Count the lines containing "typedef" in the entries underneath, and state that count without anything else.

-- ENTRIES SUPPLIED follows --

# neuroailab/CounterfactualWorldModels

Measured on AMD Instinct MI355X. Metric: predicted frames/sec (2x224x224, ViT-B/8), higher is better.
Workload: dtype bf16; 1 GPU; ViT-base VMAE 8x8, batch=32 synthetic frame pairs (BASELINE configs[1]); predictor=base_8x8patch_2frames_1tube, per_gpu_batch=32, global_batch=32, n_vis=792, mode=parity, lanes=2 (the batch runs as two half batches on two HIP streams inside the library), arithmetic=split-bf16 (hi+lo) MFMA operands, 3 MFMAs/product, fp32 accumulate, parallelism=dp1 (independent frame pairs per rank, no collective), weights=random-init (deterministic synthetic generator)

## Files before the change

counterfactualworldmodels_amd/csrc/attention.hip:

```cpp
#include "attention_tail.h"

namespace cwm {

template <int PLANES>
__global__ __launch_bounds__(256, 2) void attention_kernel(const AttnParams p) {
    constexpr int TILE_BYTES = 64 * 64 * 2;
    constexpr int STAGE_BYTES = TILE_BYTES * 2 * PLANES;
    extern __shared__ __attribute__((aligned(16))) char smem[];

    const int tid = threadIdx.x;
    const int lane = tid & 63;
    const int wave = __builtin_amdgcn_readfirstlane(tid >> 6);
    const int qcol = lane & 31, hh = lane >> 5;
    const int N = p.n_tok;
    int qt, bh;
    attn_tile_of_block(p.n_q > 0 ? p.n_q : p.n_tok, 128, p.remap != 0, qt, bh);
    if (attention_is_split_tail(p, qt, gridDim.x, p.n_q > 0 ? p.n_q : p.n_tok)) {
        attention_tail_block<PLANES>(p, smem, bh, qt * 128, p.n_q > 0 ? p.n_q : p.n_tok);
        return;
    }
    const int b = bh / p.heads, h = bh - b * p.heads;
    const int q0 = qt * 128 + wave * 32;
    const int NQ = p.n_q > 0 ? p.n_q : p.n_tok;
    const bool active = q0 < NQ;
// ... 45 lines not shown
#pragma unroll
                for (int pl = 0; pl < PLANES; ++pl) kfr[kb][s][pl] = *reinterpret_cast<const bf16x8*>(base + pl * TILE_BYTES + k_off[kb][s]);
        __builtin_amdgcn_sched_barrier(0);
        f32x16 sacc[2];
#pragma unroll
        for (int kb = 0; kb < 2; ++kb) {
#pragma unroll
            for (int r = 0; r < 16; ++r) sacc[kb][r] = 0.f;
#pragma unroll
            for (int s = 0; s < 4; ++s) mfma_split<PLANES>(sacc[kb], kfr[kb][s][0], kfr[kb][s][PLANES - 1], qf[0][s], qf[PLANES - 1][s]);
        }
        __builtin_amdgcn_sched_barrier(0);
        bf16x4 vfr[4][2][PLANES][2];
#pragma unroll
        for (int ks = 0; ks < 4; ++ks)
#pragma unroll
            for (int db = 0; db < 2; ++db)
#pragma unroll
                for (int pl = 0; pl < PLANES; ++pl) {
                    const char* vb = base + (PLANES + pl) * TILE_BYTES + v_base[db] + ks * 2048;
                    vfr[ks][db][pl][0] = lds_read_tr16(vb);
                    vfr[ks][db][pl][1] = lds_read_tr16(vb + 1024);
                }
        __builtin_amdgcn_sched_barrier(0);

        if constexpr (LAST) {
            if (N & 63) {
#pragma unroll
                for (int kb = 0; kb < 2; ++kb) mask_rows_from(sacc[kb], kt * 64 + kb * 32, hh, N);
            }
        }
        float mx = sacc[0][0];
#pragma unroll
        for (int kb = 0; kb < 2; ++kb)
#pragma unroll
            for (int r = 0; r < 16; ++r) mx = fmaxf(mx, sacc[kb][r]);
        mx = max_lane_xor32(mx);
        const float m_new = fmaxf(m_run, mx);
        const bool grew = __any(m_new > m_run);
        const float alpha = grew ? __builtin_amdgcn_exp2f((m_run - m_new) * kLog2e) : 1.0f;
        m_run = m_new;
        const float mc = m_new * kLog2e;
        float rowsum = 0.f;
#pragma unroll
        for (int kb = 0; kb < 2; ++kb)
#pragma unroll
            for (int r = 0; r < 16; ++r) {
                const float pv = __builtin_amdgcn_exp2f(fmaf(sacc[kb][r], kLog2e, -mc));
                sacc[kb][r] = pv;
                rowsum += pv;
            }
        l_run = l_run * alpha + rowsum;
        if (grew) {
#pragma unroll
            for (int db = 0; db < 2; ++db)
#pragma unroll
                for (int r = 0; r < 16; ++r) oacc[db][r] *= alpha;
        }

#pragma unroll
        for (int ks = 0; ks < 4; ++ks) {
            const int kb = ks >> 1, s = ks & 1;
            bf16x8 ph, plo;
            p_fragments<PLANES>(sacc[kb], s, ph, plo);
#pragma unroll
            for (int db = 0; db < 2; ++db) mfma_split<PLANES>(oacc[db], join_halves(vfr[ks][db][0]), join_halves(vfr[ks][db][PLANES - 1]), ph, plo);
        }
        }

        if constexpr (!LAST) {
            store_tiles(cur ^ 1);
            __syncthreads();
        }
    };
    for (int kt = 0; kt + 1 < nkt; ++kt) tile_step(kt, std::false_type{});
    tile_step(nkt - 1, std::true_type{});

    const float l_tot = l_run + __shfl_xor(l_run, 32, 64);
    const float inv = 1.0f / l_tot;
    const int q = q0 + qcol;
    if (q < NQ) {
        const int64_t orow = (int64_t)b * NQ + q;
#pragma unroll
        for (int db = 0; db < 2; ++db) store_o_block<PLANES>(p.o, orow, p.ldo, h * 64 + db * 32, oacc[db], inv, hh);
    }
}

int launch_attention(const AttnParams& p_in, int planes, hipStream_t stream) {
    AttnParams p = p_in;
    const Tuning& tn = p.tune ? *p.tune : default_tuning();
    p.remap = tn.attn_remap;
    p.tail_split = tn.attn_tail;
    CWM_REQUIRE(planes == 1 || planes == 2, "attention: planes must be 1 or 2");
    CWM_REQUIRE(p.n_tok > 0 && p.batch > 0 && p.heads > 0, "attention: empty problem");
    CWM_REQUIRE(p.ldo % 4 == 0, "attention: ldo must be a multiple of 4");
    CWM_REQUIRE((int64_t)p.n_tok * 128 < (1ll << 31), "attention: %d tokens exceed the 32-bit tile offsets within one (batch, head)", p.n_tok);
    CWM_REQUIRE(p.q_off >= 0 && p.n_q >= 0 && p.q_off + p.n_q <= p.n_tok, "attention: query rows [%d, %d) outside the %d tokens", p.q_off, p.q_off + p.n_q, p.n_tok);
    const int nqb = ((p.n_q > 0 ? p.n_q : p.n_tok) + 127) / 128;
    const int kern = tn.attn_kernel ? tn.attn_kernel : (p.n_tok >= (planes == 2 ? 160 : 512) ? 3 : 1);
    if (kern == 3) return launch_attention_pipe(p, planes, stream);
    CWM_REQUIRE(kern == 1, "attention: unknown kernel %d (1: 4-wave, 3: software-pipelined)", kern);
    const dim3 grid(nqb, p.batch * p.heads);
    const size_t smem = (size_t)2 * (64 * 64 * 2) * 2 * planes;
    if (planes == 1) {
        hipLaunchKernelGGL(attention_kernel<1>, grid, dim3(256), smem, stream, p);
    } else {
        if (int rc = cwm_set_max_lds((const void*)attention_kernel<2>, (int)smem)) return rc;
        hipLaunchKernelGGL(attention_kernel<2>, grid, dim3(256), smem, stream, p);
    }
    CWM_HIP_CHECK(hipGetLastError());
    return 0;
}

}
```

counterfactualworldmodels_amd/csrc/attention_device.h:

```cpp
#pragma once
#include "common.h"
#include "kernels.h"
#include <type_traits>

namespace cwm {

__device__ __forceinline__ void attn_tile_of_item(int L, int nqb, int nbh, int nq, int rows, bool remap, int& qt, int& bh) {
    qt = L % nqb;
    bh = L / nqb;
    if (nbh % 8 != 0 || !remap) return;
    const int xcd = L & 7, idx = L >> 3, per = nbh >> 3;
    const int light = (nqb > 1 && (nq - (nqb - 1) * rows) * 2 <= rows) ? 1 : 0;
    const int heavy = nqb - light;
    if (idx < per * heavy) {
        bh = xcd * per + idx / heavy;
        qt = idx - (idx / heavy) * heavy;
    } else {
        bh = xcd * per + (idx - per * heavy);
        qt = nqb - 1;
    }
}
__device__ __forceinline__ void attn_tile_of_block(int nq, int rows, bool remap, int& qt, int& bh) {
    attn_tile_of_item(blockIdx.y * gridDim.x + blockIdx.x, gridDim.x, gridDim.y, nq, rows, remap, qt, bh);
}

__device__ __forceinline__ int lds_off128(int row, int chunk) { return row * 128 + ((chunk ^ ((row >> 1) & 7)) << 4); }
__device__ __forceinline__ int lds_off_v(int row, int chunk) { return row * 128 + ((chunk ^ (((row >> 1) & 1) << 2)) << 4); }

typedef __attribute__((ext_vector_type(4))) short s16x4;
__device__ __forceinline__ bf16x4 lds_read_tr16(const char* ptr) {
    typedef __attribute__((address_space(3))) s16x4 lds_s16x4;
    const s16x4 v = __builtin_amdgcn_ds_read_tr16_b64_v4i16((lds_s16x4*)ptr);
    return __builtin_bit_cast(bf16x4, v);
}
__device__ __forceinline__ bf16x8 join_halves(const bf16x4 (&h)[2]) { return __builtin_shufflevector(h[0], h[1], 0, 1, 2, 3, 4, 5, 6, 7); }

typedef __attribute__((ext_vector_type(2))) unsigned int u32x2;
template <int OFF>
__device__ __forceinline__ u32x2 lds_read_tr16_asm(unsigned addr) {
    u32x2 v;
    asm volatile("ds_read_b64_tr_b16 %0, %1 offset:%2" : "=v"(v) : "v"(addr), "n"(OFF) : "memory");
    return v;
}
template <int KS, int PLANES>
__device__ __forceinline__ void lds_read_v_step(u32x2 (&dst)[2][PLANES][2], unsigned va0, unsigned va1) {
    constexpr int T = 64 * 64 * 2;
    dst[0][0][0] = lds_read_tr16_asm<KS * 2048>(va0);
    dst[0][0][1] = lds_read_tr16_asm<KS * 2048 + 1024>(va0);
    if constexpr (PLANES == 2) {
        dst[0][PLANES - 1][0] = lds_read_tr16_asm<KS * 2048 + T>(va0);
        dst[0][PLANES - 1][1] = lds_read_tr16_asm<KS * 2048 + T + 1024>(va0);
    }
    dst[1][0][0] = lds_read_tr16_asm<KS * 2048>(va1);
    dst[1][0][1] = lds_read_tr16_asm<KS * 2048 + 1024>(va1);
    if constexpr (PLANES == 2) {
        dst[1][PLANES - 1][0] = lds_read_tr16_asm<KS * 2048 + T>(va1);
        dst[1][PLANES - 1][1] = lds_read_tr16_asm<KS * 2048 + T + 1024>(va1);
    }
}

template <int N, int PLANES>
__device__ __forceinline__ void lds_wait_v_step(u32x2 (&v)[2][PLANES][2]) {
    if constexpr (PLANES == 2)
        asm volatile("s_waitcnt lgkmcnt(%8)"
                     : "+v"(v[0][0][0]), "+v"(v[0][0][1]), "+v"(v[0][1][0]), "+v"(v[0][1][1]), "+v"(v[1][0][0]), "+v"(v[1][0][1]), "+v"(v[1][1][0]), "+v"(v[1][1][1])
                     : "n"(N)
                     : "memory");
    else
        asm volatile("s_waitcnt lgkmcnt(%4)" : "+v"(v[0][0][0]), "+v"(v[0][0][1]), "+v"(v[1][0][0]), "+v"(v[1][0][1]) : "n"(N) : "memory");
}

__device__ __forceinline__ float max_lane_xor32(float x) {
    const auto sw = __builtin_amdgcn_permlane32_swap(__float_as_uint(x), __float_as_uint(x), false, false);
    return fmaxf(__uint_as_float(sw[0]), __uint_as_float(sw[1]));
}

__device__ __forceinline__ float sum_lane_xor32(float x) {
    const auto sw = __builtin_amdgcn_permlane32_swap(__float_as_uint(x), __float_as_uint(x), false, false);
    return __uint_as_float(sw[0]) + __uint_as_float(sw[1]);
}


template <int PLANES>
__device__ __forceinline__ void mfma_split(f32x16& acc, const bf16x8& a_hi, const bf16x8& a_lo, const bf16x8& b_hi, const bf16x8& b_lo) {
    if constexpr (PLANES == 2) {
        acc = __builtin_amdgcn_mfma_f32_32x32x16_bf16(a_lo, b_hi, acc, 0, 0, 0);
        acc = __builtin_amdgcn_mfma_f32_32x32x16_bf16(a_hi, b_lo, acc, 0, 0, 0);
    }
    acc = __builtin_amdgcn_mfma_f32_32x32x16_bf16(a_hi, b_hi, acc, 0, 0, 0);
}

template <int PLANES>
__device__ __forceinline__ void p_fragments(const f32x16& s, int ks, bf16x8& ph, bf16x8& plo) {
#pragma unroll
    for (int j = 0; j < 8; ++j) split_bf16_at<PLANES>(s[8 * ks + j], ph, plo, j);
}

__device__ __forceinline__ int acc_row(int r, int hh) { return (r & 3) + 8 * (r >> 2) + 4 * hh; }
__device__ __forceinline__ void mask_rows_from(f32x16& s, int row0, int hh, int limit) {
#pragma unroll
    for (int r = 0; r < 16; ++r)
        if (row0 + acc_row(r, hh) >= limit) s[r] = -INFINITY;
}

template <int PLANES>
__device__ __forceinline__ void store_o_block(bf16* o, int64_t row, int ld, int col0, const f32x16& acc, float mul, int hh) {
#pragma unroll
    for (int g = 0; g < 4; ++g) {
        bf16x4 hi4, lo4;
#pragma unroll
        for (int e = 0; e < 4; ++e) split_bf16_at<PLANES>(acc[4 * g + e] * mul, hi4, lo4, e);
        store_operand_split<PLANES>(o, row, ld, col0 + 8 * g + 4 * hh, hi4, lo4);
    }
}

template <int PLANES>
__device__ __forceinline__ void load_q_fragments(bf16x8 (&qf)[PLANES][4], const bf16* Qb, int64_t qk_plane, int qrow, int hh) {
#pragma unroll
    for (int pl = 0; pl < PLANES; ++pl)
#pragma unroll
        for (int s = 0; s < 4; ++s) qf[pl][s] = *reinterpret_cast<const bf16x8*>(Qb + (size_t)pl * qk_plane + (size_t)qrow * 64 + s * 16 + hh * 8);
}

__device__ __forceinline__ int v_tr_offset(int lane, int db) {
    const int g = lane >> 4, q = (lane >> 2) & 3, pc = lane & 3;
    return lds_off_v(4 * (g >> 1) + q, db * 4 + (g & 1) * 2 + (pc >> 1)) + (pc & 1) * 8;
}
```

-- ENTRIES SUPPLIED concluded --

OUTPUT OF THE TASK. 3